Assuming the constants of speed, payload and shot quality (because varying these factors will in and of themselves affect "pattern"), steel will generally pattern tighter than lead and HS tighter than steel. Steel better than lead because steel does not deform like lead and any given "bang" of steel will produce less "fliers" that form the outside edges of your pattern. HS better than steel because it is also very hard and resists deformation, but more importantly because of it's weird shape. As was explained to me, the shape of HS was purely a function of the manufacturing process - they couldn't get it to come out round through traditional shot mfg. processes. As it turns out, the wierd shape is actually more aerodynamic, flies truer and thus patterns tighter.

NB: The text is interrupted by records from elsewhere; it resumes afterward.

template <int NQ, int PHASE, bool IDRV, int NT = 1, bool SPEC = false>
__global__ __launch_bounds__(256 * sweepc_waves(NQ / NT, PHASE, IDRV), sweepc_waves(NQ / NT, PHASE, IDRV)) void k_sweepc(DevTables T, Workspace W, SweepArgs a)
{
    static_assert(NQ % NT == 0 && (NT == 1 || NT == 2 || NT == 3), "threads per band");
    constexpr int G = NQ / NT, NG = 4 * G, NC = RRLW_SWEEPC_CODES;
    constexpr bool DOWN = PHASE != 2, UP = PHASE != 1, TWO = PHASE == 2;
    constexpr int NVAL = sweepc_nval(PHASE, IDRV);
    extern __shared__ __align__(16) unsigned char smem[];
    const int tx = threadIdx.x, ty = __builtin_amdgcn_readfirstlane(threadIdx.y), sub = __builtin_amdgcn_readfirstlane(threadIdx.z);
    const int bi = ty / NT, part = ty % NT;
    const int ny = blockDim.y, nb = ny / NT, nsb = blockDim.z, ncw = 64 * nsb;
    const float2 *s_lut = reinterpret_cast<const float2 *>(smem);
    double (*s_pl)[184] = reinterpret_cast<double (*)[184]>(smem + SWEEP_LUT_BYTES + bi * SWEEPC_BAND_BYTES);
    double (*s_fr)[16] = reinterpret_cast<double (*)[16]>(smem + SWEEP_LUT_BYTES + bi * SWEEPC_BAND_BYTES + SWEEP_PL_BYTES);
    double *red = reinterpret_cast<double *>(smem + SWEEP_LUT_BYTES + nb * SWEEPC_BAND_BYTES);
    const int slot = blockIdx.x * nsb + sub;
    const int cblock = PHASE == 0 ? slot : __builtin_amdgcn_readfirstlane(W.order[slot]);
    const int col = cblock * 64 + tx;
    const int bsel = a.split ? (int)blockIdx.y : 0;
    const unsigned long long bands = a.bands >> (4 * bsel);
    const int B = (int)((bands >> (4 * bi)) & 15ull) + 1;
    const bool incol = col < a.ncol;
    const int colc = incol ? col : a.ncol - 1;
    const int quad = __builtin_amdgcn_readfirstlane(band_qstart(B) + part * G);
    const int g0 = NG * part;
    const int pc = pcol(W, colc);
    const size_t gc = (size_t)a.col0 + pc;
    const int nlay = W.nlay, nct = a.nct;
    const size_t ncb = W.ncolb;
    const bool alt16 = (B == 16 && a.istart == 16);
    const bool lo_bin = (LO_BINARY >> (B - 1)) & 1u, up_bin = (UP_BINARY >> (B - 1)) & 1u;
    const bool any_bin = lo_bin || up_bin;
    const int base_up = ((UP_ZERO >> (B - 1)) & 1u) ? 14 : (((UP_FROM_A >> (B - 1)) & 1u) ? 0 : 9);
    sweep_stage_lut(T, smem, (sub * ny + ty) * 64 + tx, 64 * ny * nsb);
    sweep_stage_band(T, s_pl, s_fr, B, alt16, lo_bin, up_bin, (sub * NT + part) * 64 + tx, NT * ncw);
    __syncthreads();
    const int lo = PHASE == 0 ? 1 : __builtin_amdgcn_readfirstlane(W.hgrp[(blockIdx.x * nsb) / SORT_GROUP]) + 1;
    const size_t qstride = (size_t)nlay * ncb;
    const unsigned *__restrict__ sC = W.scr[S_CODE] + (size_t)quad * qstride * CODE_WORDS;
    const unsigned *__restrict__ sFw = W.fw + (size_t)fw_slot(B) * nlay * ncb;
    const bool moved = pmoved(W, colc);
    const double *__restrict__ tlay = moved ? W.tlayc : a.tlay + a.col0;
    const double *__restrict__ tlev = moved ? W.tlevc : a.tlev + a.col0;
    const size_t tstride = moved ? ncb : (size_t)nct;
    const unsigned offc = (unsigned)colc * (unsigned)CODE_BYTES, off8p = (unsigned)colc * 8u, off4 = (unsigned)colc * 4u;
    const size_t pcb = (size_t)W.pcb;
    const size_t gslab = (size_t)(a.group + bsel) * (nlay + 1) * pcb;
    double *__restrict__ gdn1 = W.gdn1 + gslab;
    double *__restrict__ gup1 = W.gup1 + gslab;
    Part2 *__restrict__ gup = W.gup + gslab;
    Part2 *__restrict__ gdp = W.gdp + gslab;
    const unsigned so8 = (unsigned)col * 8u, so16 = (unsigned)col * 16u;
    const int laytrop = W.laytrop[colc];
    const double *tp0 = s_pl[0], *tp1 = s_pl[1];
    double2 *hand = reinterpret_cast<double2 *>(W.hand) + ((size_t)quad * ncb + colc) * 2;
    const size_t hstream = (size_t)NQUAD * ncb * 2;

    constexpr bool SOFF = PHASE != 1;
    const unsigned ncb32 = (unsigned)ncb, tstr32 = (unsigned)tstride;
    auto fill_t = [&](auto bin_tag, int lev, int zoff, SweepcLev<G> &q) {
        const int l = min(max(lev, 1), nlay);
        if constexpr (SOFF) {
            const unsigned r = (unsigned)(l - 1);
            q.tl = bload_f64(row_ptr(tlay, r, tstr32), off8p);
            q.tz = bload_f64(row_ptr(tlev, r + (unsigned)zoff, tstr32), off8p);
            if constexpr (decltype(bin_tag)::value) q.w = bload_u32(sFw, off4, r * ncb32 * 4u);
        } else {
            q.tl = bload_f64(tlay + tstride * (l - 1), off8p);
            q.tz = bload_f64(tlev + tstride * (l - 1 + zoff), off8p);
            if constexpr (decltype(bin_tag)::value) q.w = bload_u32(sFw + (size_t)(l - 1) * ncb, off4);
        }
    };
    auto ld_c = [&](int lev, int k) -> pk4 {
        const int l = min(max(lev, 1), nlay);
        if constexpr (SOFF) return bload_pk4_nt(sC + (size_t)k * qstride * CODE_WORDS, offc, (unsigned)(l - 1) * ncb32 * (unsigned)CODE_BYTES);
        else return bload_pk4_nt(sC + ((size_t)k * qstride + (size_t)(l - 1) * ncb) * CODE_WORDS, offc);
    };
    auto frac_row = [&](int lev, unsigned fwv, double &fpl) -> const double * {
        const bool lower = lev <= laytrop;
        if (any_bin) {
            const unsigned w = (lower ? lo_bin : up_bin) ? fwv : 0x10000000u;
            const int r0 = clampi((lower ? 0 : base_up) + (int)(w >> 28) - 1, 0, 14);
            fpl = (double)(w & 0x0fffffffu) * (1.0 / 268435456.0);
            return &s_fr[r0][g0];
        }
        fpl = 0.0;
        return &s_fr[lower ? 0 : base_up][g0];
    };

    const unsigned rlane = (unsigned)(sub * 64 + tx);
    const unsigned vstride = (unsigned)(ny * NC * ncw), rband = (unsigned)(ty * NC * ncw);
    unsigned bufoff = 0u;
    auto red_put = [&](int c, int val, double v) { red[bufoff + val * vstride + rband + (unsigned)(c * ncw) + rlane] = v; };
    auto round_end = [&](auto dn_tag, int lev0, int nvalid) {
#pragma clang fp contract(off)
        constexpr bool DN = decltype(dn_tag)::value;
        constexpr int NV = DN ? 1 : NVAL;
        __syncthreads();
        for (int c = ty; c < nvalid; c += ny) {
            const int lvl = DN ? lev0 - c - 1 : lev0 + c;
            double sv[NV];
#pragma unroll
            for (int val = 0; val < NV; val++) {
                const double *r = red + (bufoff + val * vstride + (unsigned)(c * ncw) + rlane);
                const bool deriv = IDRV && !DN && val >= (TWO ? 2 : 1);
                double sum = 0.0;
                for (int q = 0; q < nb; q++) {
                    double pq = r[(unsigned)(q * NT * NC * ncw)];
// ... 19 lines not shown
                if constexpr (DN) bstore_f64(gdn1 + (size_t)lvl * pcb, so8, sv[0]);
                else {
                    if constexpr (TWO) bstore_f64x2(gup + (size_t)lvl * pcb, so16, sv[0], sv[1]);
                    else bstore_f64(gup1 + (size_t)lvl * pcb, so8, sv[0]);
                    if constexpr (IDRV) bstore_f64x2(gdp + (size_t)lvl * pcb, so16, TWO ? sv[2] : sv[1], TWO ? sv[3] : sv[1]);
                }
            }
        }
        bufoff = bufoff ? 0u : NVAL * vstride;
    };

    double rad[NG], radc[TWO ? NG : 1], drad[IDRV ? NG : 1], dradc[(IDRV && TWO) ? NG : 1];
#pragma unroll
    for (int j = 0; j < NG; j++) rad[j] = 0.0;

    SweepcLev<G> cur;
    cur.w = 0u;
    pk4 cc[G][NC];
    int ki = 0;
    auto level = [&](auto bin_tag, auto dn_tag, int lev, int slot) {
        constexpr bool BIN = decltype(bin_tag)::value, DN = decltype(dn_tag)::value;
        constexpr int dir = DN ? -1 : 1;
        ki_salu(ki);
        double fpl;
        const double *row = frac_row(lev, cur.w, fpl);
        const double blay = planck_at(tp0, tp0, cur.tl);
        const double dpl = planck_at(tp0, (DN && alt16 && lev == 1) ? tp1 : tp0, cur.tz) - blay;
        fill_t(bin_tag, lev + dir, DN ? 0 : 1, cur);
        double qs[G], qsc[G], qd[G], qdc[G];
#pragma unroll
        for (int k = 0; k < G; k++) {
            float2 e[4];
            pk4 pk;
#pragma unroll
            for (int c = 0; c < NC; c++) if (c == slot) pk = cc[k][c];
            const scr4 ck = unpack4(pk);
#pragma unroll
            for (int jj = 0; jj < 4; jj++) e[jj] = RRLW_LUT_ENTRY(s_lut, code_index(ck.v[jj]));
            {
                const pk4 nx = ld_c(lev + NC * dir, k);
#pragma unroll
                for (int c = 0; c < NC; c++) if (c == slot) cc[k][c] = nx;
            }
#pragma unroll
            for (int jj = 0; jj < 4; jj++) {
                const int j = 4 * k + jj;
                double atr, tfn;
                decode(ck.v[jj], e[jj], atr, tfn);
                double fr = row[j];
                if constexpr (BIN) fr = fma(fpl, row[16 + j] - fr, fr);
                const double bb = fr * fma(tfn, dpl, blay);
                rad[j] = fma(bb - rad[j], atr, rad[j]);
                if constexpr (TWO && !DN) radc[j] = fma(bb - radc[j], atr, radc[j]);
                if constexpr (IDRV && !DN) {
                    const double tr = one_minus(atr);
                    drad[j] = times(drad[j], tr);
                    if constexpr (TWO) dradc[j] = times(dradc[j], tr);
                }
            }
            qs[k] = (rad[4 * k] + rad[4 * k + 1]) + (rad[4 * k + 2] + rad[4 * k + 3]);
            if constexpr (TWO && !DN) qsc[k] = (radc[4 * k] + radc[4 * k + 1]) + (radc[4 * k + 2] + radc[4 * k + 3]);
            if constexpr (IDRV && !DN) {
                qd[k] = (drad[4 * k] + drad[4 * k + 1]) + (drad[4 * k + 2] + drad[4 * k + 3]);
                if constexpr (TWO) qdc[k] = (dradc[4 * k] + dradc[4 * k + 1]) + (dradc[4 * k + 2] + dradc[4 * k + 3]);
            }
            if (RRLW_SWEEPC_QUAD_BARRIER) __builtin_amdgcn_sched_barrier(0);
        }
        auto tree = [&](const double (&q)[G]) -> double {
            if constexpr (G == 1) return q[0];
            else if constexpr (G == 2) return q[0] + q[1];
            else if constexpr (G == 3) return (q[0] + q[1]) + q[2];
            else return (q[0] + q[1]) + (q[2] + q[3]);
        };
        red_put(slot, 0, tree(qs));
        if constexpr (TWO && !DN) red_put(slot, 1, tree(qsc));
        if constexpr (IDRV && !DN) {
            red_put(slot, TWO ? 2 : 1, tree(qd));
            if constexpr (TWO) red_put(slot, 3, tree(qdc));
        }
    };
    auto sweep = [&](auto bin_tag, auto dn_tag) {
        constexpr bool DN = decltype(dn_tag)::value;
        constexpr int dir = DN ? -1 : 1;
        const int first = DN ? nlay : lo, count = nlay - lo + 1;
#pragma unroll
        for (int c = 0; c < NC; c++) {
            if (c == NC - 1) fill_t(bin_tag, first, DN ? 0 : 1, cur);
#pragma unroll
            for (int k = 0; k < G; k++) cc[k][c] = ld_c(first + c * dir, k);
        }
        int n = 0;
        for (; n + NC <= count; n += NC) {
#pragma unroll
// ... 2 lines not shown
        }
        const int rem = count - n;
#pragma unroll
        for (int c = 0; c < NC - 1; c++) {
            if (c < rem) level(bin_tag, dn_tag, first + (n + c) * dir, c);
        }
        if (rem > 0) round_end(dn_tag, first + n * dir, rem);
    };
    using std::true_type;
    using std::false_type;

    if constexpr (DOWN) {
        if (incol && ty == 0) bstore_f64(gdn1 + (size_t)nlay * pcb, so8, 0.0);
        if constexpr (SPEC) {
            if (incol && part == 0) {
                const size_t o = spec_at(gc, nlay, B, nlay, nct);
                a.dflxs[o] = 0.0;
                if (a.dflxcs) a.dflxcs[o] = 0.0;
            }
        }
        if (any_bin) sweep(true_type{}, true_type{}); else sweep(false_type{}, true_type{});
    }
    if constexpr (PHASE == 1) {
        if (incol) {
#pragma unroll
            for (int k = 0; k < G; k++) {
                hand[(size_t)k * ncb * 2] = make_double2(rad[4 * k], rad[4 * k + 1]);
                hand[(size_t)k * ncb * 2 + 1] = make_double2(rad[4 * k + 2], rad[4 * k + 3]);
            }
        }
        return;
    }

    if constexpr (PHASE == 0) {
        const double reflect = 1. - a.emis[gc + (size_t)nct * (B - 1)];
        const double pb = W.percol[(size_t)(PC_PLANKBND + B - 1) * ncb + colc];
        const double dpb = IDRV ? W.percol[(size_t)(PC_DPLANKBND + B - 1) * ncb + colc] : 0.0;
        double fpl;
        const double *row = frac_row(1, any_bin ? bload_u32(sFw, off4) : 0u, fpl);
        double usum = 0.0, dusum = 0.0;
#pragma unroll
        for (int j = 0; j < NG; j++) {
            const double fr = any_bin ? fma(fpl, row[16 + j] - row[j], row[j]) : row[j];
            rad[j] = fma(reflect, rad[j], fr * pb);
            usum = usum + rad[j];
            if constexpr (IDRV) { drad[j] = times(fr, dpb); dusum = dusum + drad[j]; }
        }
        red_put(0, 0, usum);
        if constexpr (IDRV) red_put(0, 1, dusum);
        round_end(false_type{}, 0, 1);
    } else {
#pragma unroll
        for (int k = 0; k < G; k++) {
            const double2 *h = hand + (size_t)k * ncb * 2;
            const double2 a0 = h[hstream], a1 = h[hstream + 1], c0 = h[2 * hstream], c1 = h[2 * hstream + 1];
            rad[4 * k] = a0.x; rad[4 * k + 1] = a0.y; rad[4 * k + 2] = a1.x; rad[4 * k + 3] = a1.y;
            if constexpr (TWO) { radc[4 * k] = c0.x; radc[4 * k + 1] = c0.y; radc[4 * k + 2] = c1.x; radc[4 * k + 3] = c1.y; }
            if constexpr (IDRV) {
                const double2 d0 = h[3 * hstream], d1 = h[3 * hstream + 1], e0 = h[4 * hstream], e1 = h[4 * hstream + 1];
                drad[4 * k] = d0.x; drad[4 * k + 1] = d0.y; drad[4 * k + 2] = d1.x; drad[4 * k + 3] = d1.y;
                if constexpr (TWO) { dradc[4 * k] = e0.x; dradc[4 * k + 1] = e0.y; dradc[4 * k + 2] = e1.x; dradc[4 * k + 3] = e1.y; }
            }
        }
    }
    if constexpr (UP) {
        if (any_bin) sweep(true_type{}, false_type{}); else sweep(false_type{}, false_type{});
    }
}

So, applying this to your question, you can generally achieve the same pattern densities by opening up choke along the lead/steel/HS spectrum. Only the pattern board will tell you how much farther you can open up and still achieve lethal densities, and it may not be a one factory choke tube difference between steel and HS. May be more like 4-6/1000ths, which is something on the order of a half factory choke tube difference. Drakekiller (PM him) can make you a tube to any 1000ths constriction you'd like.


----------



## jhegg (May 29, 2004)

Dan,

In any given shot size, steel will only pattern tighter than unbuffered lead shot and then only out to 50 yards or so. You are correct in that the improved form factor of steel shot over unbuffered lead shot does give steel shot an advantage over unbuffered lead shot for short to medium ranges. At long ranges though, even unbuffered lead shot - in a reasonable pressure load - will outperform steel shot.

The reason hevi-shot patterns so well is that it has a high density. The higher the density of a given diameter pellet, the less it de-cellerates over a given distance and the less it disperses laterally (assuming a reasonably round pellet). This translates into a higher energy pellet at any given range that also provides a denser pattern at that range. Thus, we are able to use a smaller pellet size and increase pattern density. Increasing pellet density is a winning proposition, until we look at the cost that is.

Jim


----------



## Dan Bueide (Jul 1, 2002)

Jim,



> At long ranges though, even unbuffered lead shot - in a reasonable pressure load - will outperform steel shot.


In what sense, "outperform"? Same number of pellets, same muzzle velocity and same choke, and the unbuffered lead will produce a denser pattern than steel at finge ranges? I've never done lead-to-steel comparisons, but that seems a little counter-intuitive to me. I have done HS to buffered lead comparisons on turkey loads and found it is at the longer ranges where HS really shines over lead.

Not saying your findings are wrong - just not what I'd expect, especially with good quality steel shot (there is plenty out there that is poor quality and will not hold a dense pattern over distance).



> The reason hevi-shot patterns so well is that it has a high density.


Yes, but doesn't the "light bulb" shape has something to do with it too?



> until we look at the cost that is.


I don't know how HS weights compare to lead. But for a while I've been wondering the cost per shell of a HS 20ga #5 load in something like a 1 or 1-1/8th oz lead equivalent. Any idea? If a guy could get the per shell cost down to something reasonable, it would be really fun to play around with 20 ga HS loads for waterfowl. I'll bet it would be pretty easy to get a 3" 20ga HS load to have the same lethality of a 1-1/4 oz. 12 ga steel load. The question is how much price differential? If it could be done at a somewhagt reasonable price, I'd think seriously about starting to reload again and would do it all in 20ga.


----------